“Secrecy in Mormonism: From Separation to Speculation”

“Secrecy in Mormonism: From Separation to Speculation” August 27, 2015

 

The temple in Zollikofen, Switzerland
With both German temples soon to be closed for renovations, members of the Church in Germany will have to return to doing what they did for decades before the temples in Freiberg and Friedrichsdorf were dedicated — travel to the Bern Switzerland Temple.
(Click to enlarge.)

 

We attended an interesting session on Thursday morning on secrecy or esotericism in religion.

 

One of the four papers concerned “Secrecy in Mormonism: From Separation to Speculation.” It was presented by Chrystal Vanel from the Ecole Pratique des Hautes Etudes in Paris (who seems to have, or to have had, some sort of affiliation with the Community of Christ, the former RLDS Church).  Here is his paper abstract:

 

Mormonism is a strongly proselytizing religion, with more than 80,000 young full-time missionaries worldwide, and a sophisticated communications network in bot hold and new media. But Mormonism is also a secretive religion. While its chapels are wide open to the public and all its members, its temples are only open to the most faithful Mormons. Through secret (“sacred”) rituals, they can hope for deification in the afterlife and be married for “time and eternity.” It is possible that the top Mormon leadership may undergo even more secretive rites. Mormon secrecy solidifies a particular Mormon community, distancing Mormons from others, as they are united by common secrets. But those secrets also generate speculation from journalists, critics, and certain Christian groups.

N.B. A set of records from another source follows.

struct iqhip_engine {
    int device = 0;
    bool planner = false;
    uint64_t fake_next = 0x100000000000ull;
    bool check_plans = false;
    int n = 0, ncat = 0, ntaxa = 0;
    bool embed2 = false;
    bool scalar_rule_all = false;
    int n_user = 0;
    int64_t nptn = 0;
    int64_t nptn_pad = 0;
    int64_t ntiles = 0;
    int tile = 64;
    bool mfma = false;
    bool mfma_pipelined = false;
    bool row_split = false;
    bool cat_split = false;
    bool top_cs2 = false;
    int lane_split = 1;
    bool wide4 = false, wide4_generic = false;
    int lane_split_valu = 1;
    bool mix_split = false;
    bool mixed_top = true;
    bool hold_lds = true;
    int lds_budget_bytes = 64 * 1024;
    bool small_plans = true;
    int split_target = -1;
    int max_levels = 3;
    int mfma_lds_kb = -1;
    bool debug_plan = false;
    bool debug_sweep = false;
    std::string debug_break_plan;
    iqhip::Plan plan;
    iqhip::Slab dummy;
    int block = 0;
    int state_unknown = -1;
    bool model_set = false, aln_set = false, theta_valid = false;
    int64_t n_unobs = 0;
    bool asc_active = false;
    double asc_nsites = 0.0;
    double pattern_lh_shift = 0.0;
    const int16_t *theta_a_sc = nullptr;
    const int16_t *theta_b_sc = nullptr;
    iqhip_branch_end theta_end[2] = {{0, -1, 0}, {0, -1, 0}};

    hipStream_t stream = nullptr;
    bool own_stream = false;

    iqhip::DevBuf<uint8_t> d_states;
    iqhip::DevBuf<double> d_freq, d_invar;
    double *d_eval = nullptr, *d_evec = nullptr, *d_inv_evec = nullptr;
    double *d_rates = nullptr, *d_props = nullptr, *d_tip = nullptr;
    std::vector<double> h_eval, h_rates, h_props;
    std::vector<int> h_cls;
    iqhip::DevBuf<iqhip::DevOp> d_ops;
    iqhip::DevBuf<double> d_slab;
    iqhip::DevBuf<unsigned int> d_fold_ticket;
    iqhip::DevBuf<int> d_fold_flags;
    bool fold_reduce = false;
    bool poll_result = true, poll_pending = false;
    unsigned long long result_seq = 0;
    iqhip::PinBuf<volatile unsigned long long> h_done;
    unsigned long long *d_done = nullptr;
    iqhip::DevBuf<double> d_theta, d_pattern_lh;
    iqhip::DevBuf<double> d_leaf_tab;
    std::vector<double> tab_len;
    uint64_t model_version = 1, tab_model_version = 0;
    struct CherrySlot {
        double len_l = -1.0, len_r = -1.0;
        uint64_t model_version = 0;
        uint64_t stamp = 0;
    };
    bool cherry_on = true;
    iqhip_engine *pair = nullptr;
    int cherry_s2 = 0, cherry_npairs = 0;
    iqhip::DevBuf<double> d_cherry_tab;
    std::unordered_map<uint64_t, int> cherry_slot_of;
    std::vector<CherrySlot> cherry_slots;
    uint64_t cherry_stamp = 0;
// ... 58 lines not shown
    } mix;
    struct {
        iqhip::DevBuf<double> cw, inv, part, out;
        iqhip::DevBuf<int32_t> list;
        double ms = 0.0;
    } cl;
    bool mixture_api = false;
    struct {
        iqhip::DevBuf<iqhip::PairTile> tiles;
        iqhip::DevBuf<double> counts, coef, init, out;
        double ms[2] = {0.0, 0.0};
    } pd;
    struct {
        iqhip::DevBuf<int32_t> quartets, nother, other;
        iqhip::DevBuf<double> cells;
        iqhip::DevBuf<iqhip_quartet_result> out;
        double ms[2] = {0.0, 0.0};
    } qt;
    struct {
        double ms = 0.0;
        int64_t launches = 0;
    } bj;
    std::vector<double> h_freq, h_evec0, h_tip0;
    bool pars_ready = false;
    int pars_nvec = 0;
    int64_t pars_nsites = 0, pars_nwords = 0;
    std::vector<uint8_t> pars_valid;
    struct {
        iqhip::DevBuf<uint32_t> vec, score;
        iqhip::DevBuf<int32_t> ints;
        iqhip::DevBuf<int32_t> out;
        iqhip::DevBuf<uint64_t> masks;
    } pars;
    iqhip::PinBuf<int32_t> h_pars_ops, h_pars_ends, h_pars_out;
    double pars_ms[2] = {0.0, 0.0};
    int64_t pars_counts[4] = {0, 0, 0, 0};
    double pars_spr_ms = 0.0;
    int64_t pars_spr_counts[2] = {0, 0};
    double pars_batch_ms = 0.0;
    int64_t pars_batch_counts[3] = {0, 0, 0};
    iqhip::DevBuf<int32_t> d_batch_rows;
    double *d_result_own = nullptr, *d_result = nullptr;
    iqhip::DevBuf<double> d_newton_partials;
    iqhip::DevBuf<unsigned int> d_newton_barrier;
    unsigned int newton_launches = 0;
    iqhip::DevBuf<double> d_newton_posts;
    unsigned int newton_post_launches = 0;
    bool newton_posts = true;
    iqhip::DevBuf<double> d_batch_posts;
    size_t batch_posts_used[2] = {0, 0};
    unsigned int batch_post_launches = 0;
    iqhip::DevBuf<double> d_theta_batch, d_batch_partials, d_batch_out;
    iqhip::DevBuf<unsigned int> d_batch_barriers;
    iqhip::DevBuf<char> d_batch_tasks;
    int batch_cap = 0;
    unsigned int batch_launches = 0;
    iqhip::DevBuf<double> d_sweep_len;
    iqhip::PinBuf<char> h_sweep_desc;
    iqhip::DevBuf<char> d_sweep_desc;
    iqhip::DevBuf<unsigned long long> d_sweep_prof;
    iqhip::DevBuf<double> d_sweep_posts;
    int num_cus = 256;
    int result_cap = 0;
    void *comm = nullptr;
    int comm_nranks = 1, comm_rank = 0;
    iqhip::DevBuf<double> d_result_dev;
    iqhip::DevBuf<iqhip::NewtonState> d_nstate;
    iqhip::PinBuf<iqhip::NewtonState> h_nstate;
    iqhip::DevBuf<iqhip::NewtonState> d_bstates;
    iqhip::DevBuf<const int16_t *> d_bsc;
    std::vector<iqhip_engine *> shards;
    std::vector<int64_t> shard_first;
    int reduce_mode = 0;
    iqhip::PinBuf<iqhip::DevOp> h_ops;
    iqhip::PinBuf<double> h_result;
    iqhip::PlanCache plan_cache;
    iqhip::PinBuf<char> h_plan_arena;
    size_t plan_arena_used = 0;
    bool plan_arena_on = false;
    uint64_t keymap_version = 1;
    hipEvent_t staging_free = nullptr;
    bool staging_busy = false;

    std::unordered_map<uint64_t, int> key2slab;
    std::vector<iqhip::Slab> slabs;
    std::vector<int> free_slabs;

    bool timing = false;
    std::vector<std::pair<hipEvent_t, hipEvent_t>> tev;
    size_t tev_used = 0;
    std::vector<std::pair<hipEvent_t, hipEvent_t>> cev;
    size_t cev_used = 0;
    int64_t tev_launches = 0;
    int last_nops = 0;
    bool last_has_root = false, last_root_loads_b = false;
    int folded_rows = -1;
};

The same can be said of Mormon finances, which typically are not communicated to the faithful, nor the public.

 

I didn’t learn of the Community of Christ connection until after his presentation, and, frankly, I was worried about what he would have to say (and show).  (I’ve never been very thrilled at the prospect of Mormonism, and the temple in particular, being pawed over by “objective” academics, examined like a lab specimen.)  I was relieved, thus, when he mentioned that he would have no PowerPoint.

 

As it turned out, moreover, he said little in detail about temple ritual.  Good.

 

But I had some real quibbles.

 

He took it as fact, for instance, that the Gadianton robbers in the Book of Mormon represent (and were modeled upon) the Freemasons, and cited the early description of the Book of Mormon as an “anti-Masonick Bible.”  I think, and have publicly argued, that that equation is far less secure than Dan Vogel and others have assumed it to be.

 

He faulted the authoritarian and anti-democratic character of Mormon leadership, and contrasted the nature of LDS general conferences, where speeches are given and everything is simply “sustained,” to the deliberative nature of Community of Christ conferences, in which “delegates” from local congregations can vote down proposals from the hierarchy — and have done so.

 

To me, the most wounding part of his presentation came when he dismissed Mormonism as quite uninteresting, as moving toward Evangelical Protestantism and containing no unique ideas of any real significance or power.  I think this is grossly mistaken, but I readily admit that we routinely give that impression, such than an outsider can be pardoned for concluding that, apart from an extra book and a past that featured an extra wife or two, we really have nothing to offer.  As one rabbi and professor told me over dinner many years ago in Austria, we’re simply “the quintessential boring Midwestern Protestantism.”

 

He dismissed general conference as utterly devoid of substance.  “It’s all about gay marriage,” he said.  And he picked Robert Millet out as the representative Mormon intellectual — and wrote him off as just an Evangelical fundamentalist.

 

I recall Stephen Naifeh and Gregory White Smith, in their book The Mormon Murders, referring with disdain to “the great, grinning, mashed-potato goodness of Mormon Utah.”  It’s a phrase that’s stuck unpleasantly in my mind for years.  And the horror writer Stephen King, who once referred to Utah as “a Perry Como kind of place, with a cultural level like that of the Soviet Union.”

 

Such judgments are unfair.  Grossly so, in my view.  But it sometimes seems that we’re determined to justify them.

 

I’ve been writing about Stephen Webb of late (and I’m not quite done).  I think he offers a valuable counter-perspective.  And, perhaps, a wake-up call.